(Assigned task) All of the entries below are to be retyped exactly.

─── Provided data

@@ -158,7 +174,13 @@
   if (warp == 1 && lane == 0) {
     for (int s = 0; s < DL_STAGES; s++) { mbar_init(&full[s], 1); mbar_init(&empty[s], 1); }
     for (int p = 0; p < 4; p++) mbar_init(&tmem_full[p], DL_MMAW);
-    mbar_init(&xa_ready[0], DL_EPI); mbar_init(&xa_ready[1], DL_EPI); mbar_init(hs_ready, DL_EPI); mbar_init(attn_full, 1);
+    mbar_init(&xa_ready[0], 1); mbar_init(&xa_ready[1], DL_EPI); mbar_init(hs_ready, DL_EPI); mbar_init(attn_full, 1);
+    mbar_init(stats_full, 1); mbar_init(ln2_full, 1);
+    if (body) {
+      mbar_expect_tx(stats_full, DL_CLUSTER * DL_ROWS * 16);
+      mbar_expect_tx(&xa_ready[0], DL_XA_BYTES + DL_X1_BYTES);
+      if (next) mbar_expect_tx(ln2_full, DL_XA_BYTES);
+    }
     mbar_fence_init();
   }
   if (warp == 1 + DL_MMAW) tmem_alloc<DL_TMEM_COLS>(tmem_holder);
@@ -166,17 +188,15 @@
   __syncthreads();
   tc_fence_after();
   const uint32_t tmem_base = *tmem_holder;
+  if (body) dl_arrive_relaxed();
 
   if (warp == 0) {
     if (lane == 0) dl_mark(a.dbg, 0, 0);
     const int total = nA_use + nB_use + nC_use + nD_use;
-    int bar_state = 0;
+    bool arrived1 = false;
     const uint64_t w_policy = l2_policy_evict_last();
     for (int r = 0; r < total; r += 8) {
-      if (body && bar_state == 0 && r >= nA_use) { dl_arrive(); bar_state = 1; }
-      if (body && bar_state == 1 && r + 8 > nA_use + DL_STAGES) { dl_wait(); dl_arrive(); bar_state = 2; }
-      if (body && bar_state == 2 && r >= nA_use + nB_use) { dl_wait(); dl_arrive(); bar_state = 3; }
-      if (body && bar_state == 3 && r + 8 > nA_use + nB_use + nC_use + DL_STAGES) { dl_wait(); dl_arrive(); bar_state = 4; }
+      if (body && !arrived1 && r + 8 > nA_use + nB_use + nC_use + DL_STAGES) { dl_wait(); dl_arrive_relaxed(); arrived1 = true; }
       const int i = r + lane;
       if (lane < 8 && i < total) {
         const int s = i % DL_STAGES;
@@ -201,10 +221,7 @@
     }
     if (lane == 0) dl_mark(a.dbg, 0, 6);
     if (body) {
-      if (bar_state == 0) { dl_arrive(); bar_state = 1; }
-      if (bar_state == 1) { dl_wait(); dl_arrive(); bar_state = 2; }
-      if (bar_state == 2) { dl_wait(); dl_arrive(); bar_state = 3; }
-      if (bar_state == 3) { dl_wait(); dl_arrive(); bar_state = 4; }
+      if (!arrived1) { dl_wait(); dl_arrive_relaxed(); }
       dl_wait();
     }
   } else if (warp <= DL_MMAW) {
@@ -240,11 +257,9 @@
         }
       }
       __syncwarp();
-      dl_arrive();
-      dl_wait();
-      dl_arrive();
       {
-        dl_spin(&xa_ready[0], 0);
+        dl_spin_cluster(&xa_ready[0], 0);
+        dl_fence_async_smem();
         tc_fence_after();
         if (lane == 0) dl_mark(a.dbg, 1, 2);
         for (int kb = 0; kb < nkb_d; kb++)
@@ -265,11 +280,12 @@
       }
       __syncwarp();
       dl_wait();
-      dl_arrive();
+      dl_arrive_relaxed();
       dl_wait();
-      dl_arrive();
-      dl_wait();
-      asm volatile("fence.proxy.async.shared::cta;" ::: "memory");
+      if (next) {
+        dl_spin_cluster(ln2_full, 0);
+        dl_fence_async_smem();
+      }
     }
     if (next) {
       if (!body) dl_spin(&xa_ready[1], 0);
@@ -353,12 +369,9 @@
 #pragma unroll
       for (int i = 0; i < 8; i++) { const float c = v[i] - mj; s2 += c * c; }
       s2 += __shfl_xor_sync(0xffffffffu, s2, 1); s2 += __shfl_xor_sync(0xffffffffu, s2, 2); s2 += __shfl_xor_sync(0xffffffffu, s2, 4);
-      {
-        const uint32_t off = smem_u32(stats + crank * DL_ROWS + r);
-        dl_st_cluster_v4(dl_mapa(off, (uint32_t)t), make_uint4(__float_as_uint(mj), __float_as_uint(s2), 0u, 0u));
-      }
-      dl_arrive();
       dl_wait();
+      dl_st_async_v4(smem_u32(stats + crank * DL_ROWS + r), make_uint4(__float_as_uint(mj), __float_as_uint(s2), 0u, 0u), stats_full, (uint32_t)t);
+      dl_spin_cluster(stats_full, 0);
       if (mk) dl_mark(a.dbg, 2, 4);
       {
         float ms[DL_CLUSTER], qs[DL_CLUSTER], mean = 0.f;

──────

(Your solution)
@@ -158,7 +174,13 @@
   if (warp == 1 && lane == 0) {
     for (int s = 0; s < DL_STAGES; s++) { mbar_init(&full[s], 1); mbar_init(&empty[s], 1); }
     for (int p = 0; p < 4; p++) mbar_init(&tmem_full[p], DL_MMAW);
-    mbar_init(&xa_ready[0], DL_EPI); mbar_init(&xa_ready[1], DL_EPI); mbar_init(hs_ready, DL_EPI); mbar_init(attn_full, 1);
+    mbar_init(&xa_ready[0], 1); mbar_init(&xa_ready[1], DL_EPI); mbar_init(hs_ready, DL_EPI); mbar_init(attn_full, 1);
+    mbar_init(stats_full, 1); mbar_init(ln2_full, 1);
+    if (body) {
+      mbar_expect_tx(stats_full, DL_CLUSTER * DL_ROWS * 16);
+      mbar_expect_tx(&xa_ready[0], DL_XA_BYTES + DL_X1_BYTES);
+      if (next) mbar_expect_tx(ln2_full, DL_XA_BYTES);
+    }
     mbar_fence_init();
   }
   if (warp == 1 + DL_MMAW) tmem_alloc<DL_TMEM_COLS>(tmem_holder);
@@ -166,17 +188,15 @@
   __syncthreads();
   tc_fence_after();
   const uint32_t tmem_base = *tmem_holder;
+  if (body) dl_arrive_relaxed();
 
   if (warp == 0) {
     if (lane == 0) dl_mark(a.dbg, 0, 0);
     const int total = nA_use + nB_use + nC_use + nD_use;
-    int bar_state = 0;
+    bool arrived1 = false;
     const uint64_t w_policy = l2_policy_evict_last();
     for (int r = 0; r < total; r += 8) {
-      if (body && bar_state == 0 && r >= nA_use) { dl_arrive(); bar_state = 1; }
-      if (body && bar_state == 1 && r + 8 > nA_use + DL_STAGES) { dl_wait(); dl_arrive(); bar_state = 2; }
-      if (body && bar_state == 2 && r >= nA_use + nB_use) { dl_wait(); dl_arrive(); bar_state = 3; }
-      if (body && bar_state == 3 && r + 8 > nA_use + nB_use + nC_use + DL_STAGES) { dl_wait(); dl_arrive(); bar_state = 4; }
+      if (body && !arrived1 && r + 8 > nA_use + nB_use + nC_use + DL_STAGES) { dl_wait(); dl_arrive_relaxed(); arrived1 = true; }
       const int i = r + lane;
       if (lane < 8 && i < total) {
         const int s = i % DL_STAGES;
@@ -201,10 +221,7 @@
     }
     if (lane == 0) dl_mark(a.dbg, 0, 6);
     if (body) {
-      if (bar_state == 0) { dl_arrive(); bar_state = 1; }
-      if (bar_state == 1) { dl_wait(); dl_arrive(); bar_state = 2; }
-      if (bar_state == 2) { dl_wait(); dl_arrive(); bar_state = 3; }
-      if (bar_state == 3) { dl_wait(); dl_arrive(); bar_state = 4; }
+      if (!arrived1) { dl_wait(); dl_arrive_relaxed(); }
       dl_wait();
     }
   } else if (warp <= DL_MMAW) {
@@ -240,11 +257,9 @@
         }
       }
       __syncwarp();
-      dl_arrive();
-      dl_wait();
-      dl_arrive();
       {
-        dl_spin(&xa_ready[0], 0);
+        dl_spin_cluster(&xa_ready[0], 0);
+        dl_fence_async_smem();
         tc_fence_after();
         if (lane == 0) dl_mark(a.dbg, 1, 2);
         for (int kb = 0; kb < nkb_d; kb++)
@@ -265,11 +280,12 @@
       }
       __syncwarp();
       dl_wait();
-      dl_arrive();
+      dl_arrive_relaxed();
       dl_wait();
-      dl_arrive();
-      dl_wait();
-      asm volatile("fence.proxy.async.shared::cta;" ::: "memory");
+      if (next) {
+        dl_spin_cluster(ln2_full, 0);
+        dl_fence_async_smem();
+      }
     }
     if (next) {
       if (!body) dl_spin(&xa_ready[1], 0);
@@ -353,12 +369,9 @@
 #pragma unroll
       for (int i = 0; i < 8; i++) { const float c = v[i] - mj; s2 += c * c; }
       s2 += __shfl_xor_sync(0xffffffffu, s2, 1); s2 += __shfl_xor_sync(0xffffffffu, s2, 2); s2 += __shfl_xor_sync(0xffffffffu, s2, 4);
-      {
-        const uint32_t off = smem_u32(stats + crank * DL_ROWS + r);
-        dl_st_cluster_v4(dl_mapa(off, (uint32_t)t), make_uint4(__float_as_uint(mj), __float_as_uint(s2), 0u, 0u));
-      }
-      dl_arrive();
       dl_wait();
+      dl_st_async_v4(smem_u32(stats + crank * DL_ROWS + r), make_uint4(__float_as_uint(mj), __float_as_uint(s2), 0u, 0u), stats_full, (uint32_t)t);
+      dl_spin_cluster(stats_full, 0);
       if (mk) dl_mark(a.dbg, 2, 4);
       {
         float ms[DL_CLUSTER], qs[DL_CLUSTER], mean = 0.f;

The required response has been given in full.